Just an anecdote, for what it's worth.


----------



## partsguy (Jul 24, 2012)

While it's not good to judge on appearances, especially over things over which people have no control (gender, ethnicity, height, natural hair colour, etc.), it is interesting for me to make conjectures over _why_ some people do what they do to themselves (tattoos, piercings, weird hair styles/colour). Are they just attention-seeking, or are they trying to make some other sort of a statement?

As has been stated elsewhere, if you have enough self confidence, it doesn't matter much what you wear, or what you look like, because self confidence overrides just about everything else.

Unfortunately far too many people substitute 'style' for 'substance', and erroneously think that what they look like will overcome all other obstacles. Looking good might get you the interview, but if you don't have any qualifications beyond "not looking like an idiot", you'll probably not make it much further.

I like the internet, because (aside from being able to judge someone's relative intelligence based upon their correct grammar usage), it masks any prejudicial abilities, except for what we choose to reveal.


----------



## Sonal (Oct 2, 2003)

Due to my ethnicity, I've had a lot of people (mistakenly) assume that I wear a nose ring for religious reasons... this happens a lot less now than it did 20 years ago when I first got it.

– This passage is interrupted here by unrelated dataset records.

# wearable-motion-capture/arm-pose-estimation

Measured on AMD Instinct MI355X. Metric: IMU windows/sec, higher is better.
Workload: dtype f32; 1 GPU; BASELINE configs[2]: watch_phone_pocket_lstm path, 1024 windows/GPU x 64 frames x 22 features (I=22,H=256,L=2,O=14), z-score+LSTM+head+denorm+FK, inputs resident in HBM; windows_per_gpu=1024, frames=64, features=22

## Files before the change

arm-pose-estimation_amd/csrc/lstm_cluster32.hip:

```cpp
#include <type_traits>

#include "ape_internal.h"
#include "async_look.h"
#include "../../include/ape_hip.h"

namespace {

typedef float f32x16 __attribute__((ext_vector_type(16)));
typedef unsigned u32x4 __attribute__((__vector_size__(4 * sizeof(unsigned))));
constexpr unsigned SPIN_LIMIT = 1u << 22;

#ifdef APE_CLUSTER_STAMPS
#define C32_TL(i) do { if (p.dbg_wg != nullptr && tid == 0 && cluster == 0 && member == 0 && (i) < 200) p.dbg_wg[256 + (i)] = __builtin_readcyclecounter(); } while (0)
#else
#define C32_TL(i) do {} while (0)
#endif

__device__ __forceinline__ float sigm(float v) { return __builtin_amdgcn_rcpf(1.0f + __builtin_amdgcn_exp2f(-1.4426950408889634f * v)); }
__device__ __forceinline__ float tanh_(float v) { return 2.0f * __builtin_amdgcn_rcpf(1.0f + __builtin_amdgcn_exp2f(-2.885390081777927f * v)) - 1.0f; }

template <bool AG>
__device__ __forceinline__ void mfma32(f32x16& acc, float w, float a) {
    if constexpr (AG) asm volatile("v_mfma_f32_32x32x2_f32 %0, %1, %2, %0" : "+v"(acc) : "a"(w), "v"(a));
    else asm volatile("v_mfma_f32_32x32x2_f32 %0, %1, %2, %0" : "+v"(acc) : "v"(w), "v"(a));
}
__device__ __forceinline__ void mfma_drain(f32x16& acc) { asm volatile("s_nop 15\n\ts_nop 7" : "+v"(acc)); }
template <bool AG>
__device__ __forceinline__ void mfma16(f32x16& acc, const u32x4& w, const u32x4& b) {
    if constexpr (AG) asm volatile("v_mfma_f32_32x32x16_f16 %0, %1, %2, %0" : "+v"(acc) : "a"(w), "v"(b));
    else asm volatile("v_mfma_f32_32x32x16_f16 %0, %1, %2, %0" : "+v"(acc) : "v"(w), "v"(b));
}

template <int NB, bool AG, int NW, typename Mid>
__device__ __forceinline__ void span32(f32x16& acc, const float* __restrict__ src, int stride, const float (&w)[NW], int w0, Mid&& mid) {
    f32x4 a0 = *reinterpret_cast<const f32x4*>(src);
    f32x4 a1 = (NB > 1) ? *reinterpret_cast<const f32x4*>(src + stride) : a0;
    f32x4 a2 = a1;
#pragma unroll
    for (int kb = 0; kb < NB; ++kb) {
        if (kb + 2 < NB) a2 = *reinterpret_cast<const f32x4*>(src + stride * (kb + 2));
#pragma unroll
        for (int j = 0; j < 4; ++j) mfma32<AG>(acc, w[w0 + 4 * kb + j], a0[j]);
        mid(kb);
        a0 = a1;
        a1 = a2;
    }
}

template <int NS, bool AG, int NG, typename Mid>
__device__ __forceinline__ void span16(f32x16& acc, const float* __restrict__ src, const u32x4 (&w)[NG], int g0, Mid&& mid) {
    constexpr int SL = 2 * 2 * 32 * 4;
    u32x4 h0 = *reinterpret_cast<const u32x4*>(src), l0 = *reinterpret_cast<const u32x4*>(src + 128);
    u32x4 h1 = (NS > 1) ? *reinterpret_cast<const u32x4*>(src + SL) : h0, l1 = (NS > 1) ? *reinterpret_cast<const u32x4*>(src + SL + 128) : l0;
    u32x4 h2 = h1, l2 = l1;
#pragma unroll
    for (int s = 0; s < NS; ++s) {
        if (s + 2 < NS) {
            h2 = *reinterpret_cast<const u32x4*>(src + SL * (s + 2));
            l2 = *reinterpret_cast<const u32x4*>(src + SL * (s + 2) + 128);
        }
        mfma16<AG>(acc, w[g0 + 2 * s], h0);
        mfma16<AG>(acc, w[g0 + 2 * s], l0);
        mid(2 * s);
        mfma16<AG>(acc, w[g0 + 2 * s + 1], h0);
        mid(2 * s + 1);
        h0 = h1; l0 = l1;
        h1 = h2; l1 = l2;
    }
}

template <bool HOT>
__device__ __forceinline__ void dma_1k(unsigned lds_addr, unsigned voff, u32x4 rsrc, unsigned soff, int piece_bytes) {
    if constexpr (HOT) {
        unsigned tmp;
        asm volatile("s_add_i32 m0, %1, %5\n\ts_add_i32 %0, %4, %5\n\tbuffer_load_dwordx4 %2, %3, %0 offen sc1 lds"
                     : "=&s"(tmp) : "s"(lds_addr), "v"(voff), "s"(rsrc), "s"(soff), "i"(piece_bytes) : "memory");
    } else {
        asm volatile("s_mov_b32 m0, %0\n\ts_nop 3\n\tbuffer_load_dwordx4 %1, %2, %3 offen sc1 lds"
                     :: "s"(lds_addr + (unsigned)piece_bytes), "v"(voff), "s"(rsrc), "s"(soff + (unsigned)piece_bytes) : "memory");
    }
}
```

But it meant I could wear it without comment in a lot of situations where people of a different ethnicity would be adversely judged for it. I always found that funny. 

My mother's reaction to my nose ring was that she was angry that I would do something so conventional. (She never liked wearing one... took it out as soon as she could.) My aunt likes it, but she wears hers. My grandmother likes it, but she also wears hers. My cousins in India think it's bizarre... only old people like their mothers and grandmothers get nose piercings... mark of an old fuddy-duddy. (More things I find funny.)

As for tattoos, clothing, other piercings, to me it depends on context. Seeing someone pierced and inked everywhere at, say, an art opening is very different from, say, a meeting with a corporate lawyer. How people present themselves, to me, is a reflection of their response to social understanding. Someone dressed very inappropriately is either doing so deliberately, or doesn't know better. Both of these give me clues to their character. This doesn't make the other person necessarily shady, or stupid, but it's information.

In any case, I've been walking around with substantial "henna tattoos" up my arms and legs for close to two weeks now. While it's a lot more subtle than a real tattoo, what's interesting is how few people seem to react. I suspect this is all a lot less of a big deal than it once was.


----------



## vancouverdave (Dec 14, 2008)

Is it reasonable to think that ones appearance is ones 'brand'?

It represents what people can expect from you socially or professionally. 

Sure, it can be 'gamed' or you could simply be represented by bad 'branding', but there may be something to be gained by both parties by an honest and professional representation of yourself.


----------



## Macfury (Feb 3, 2006)

vancouverdave said:


> Is it reasonable to think that ones appearance is ones 'brand'?


Yes, good point.


----------



## Macfury (Feb 3, 2006)

Sonal said:


> In any case, I've been walking around with substantial "henna tattoos" up my arms and legs for close to two weeks now. While it's a lot more subtle than a real tattoo, what's interesting is how few people seem to react. I suspect this is all a lot less of a big deal than it once was.


Just don't try to serve me breakfast, and we're good.


----------



## Sonal (Oct 2, 2003)

Macfury said:


> Just don't try to serve me breakfast, and we're good.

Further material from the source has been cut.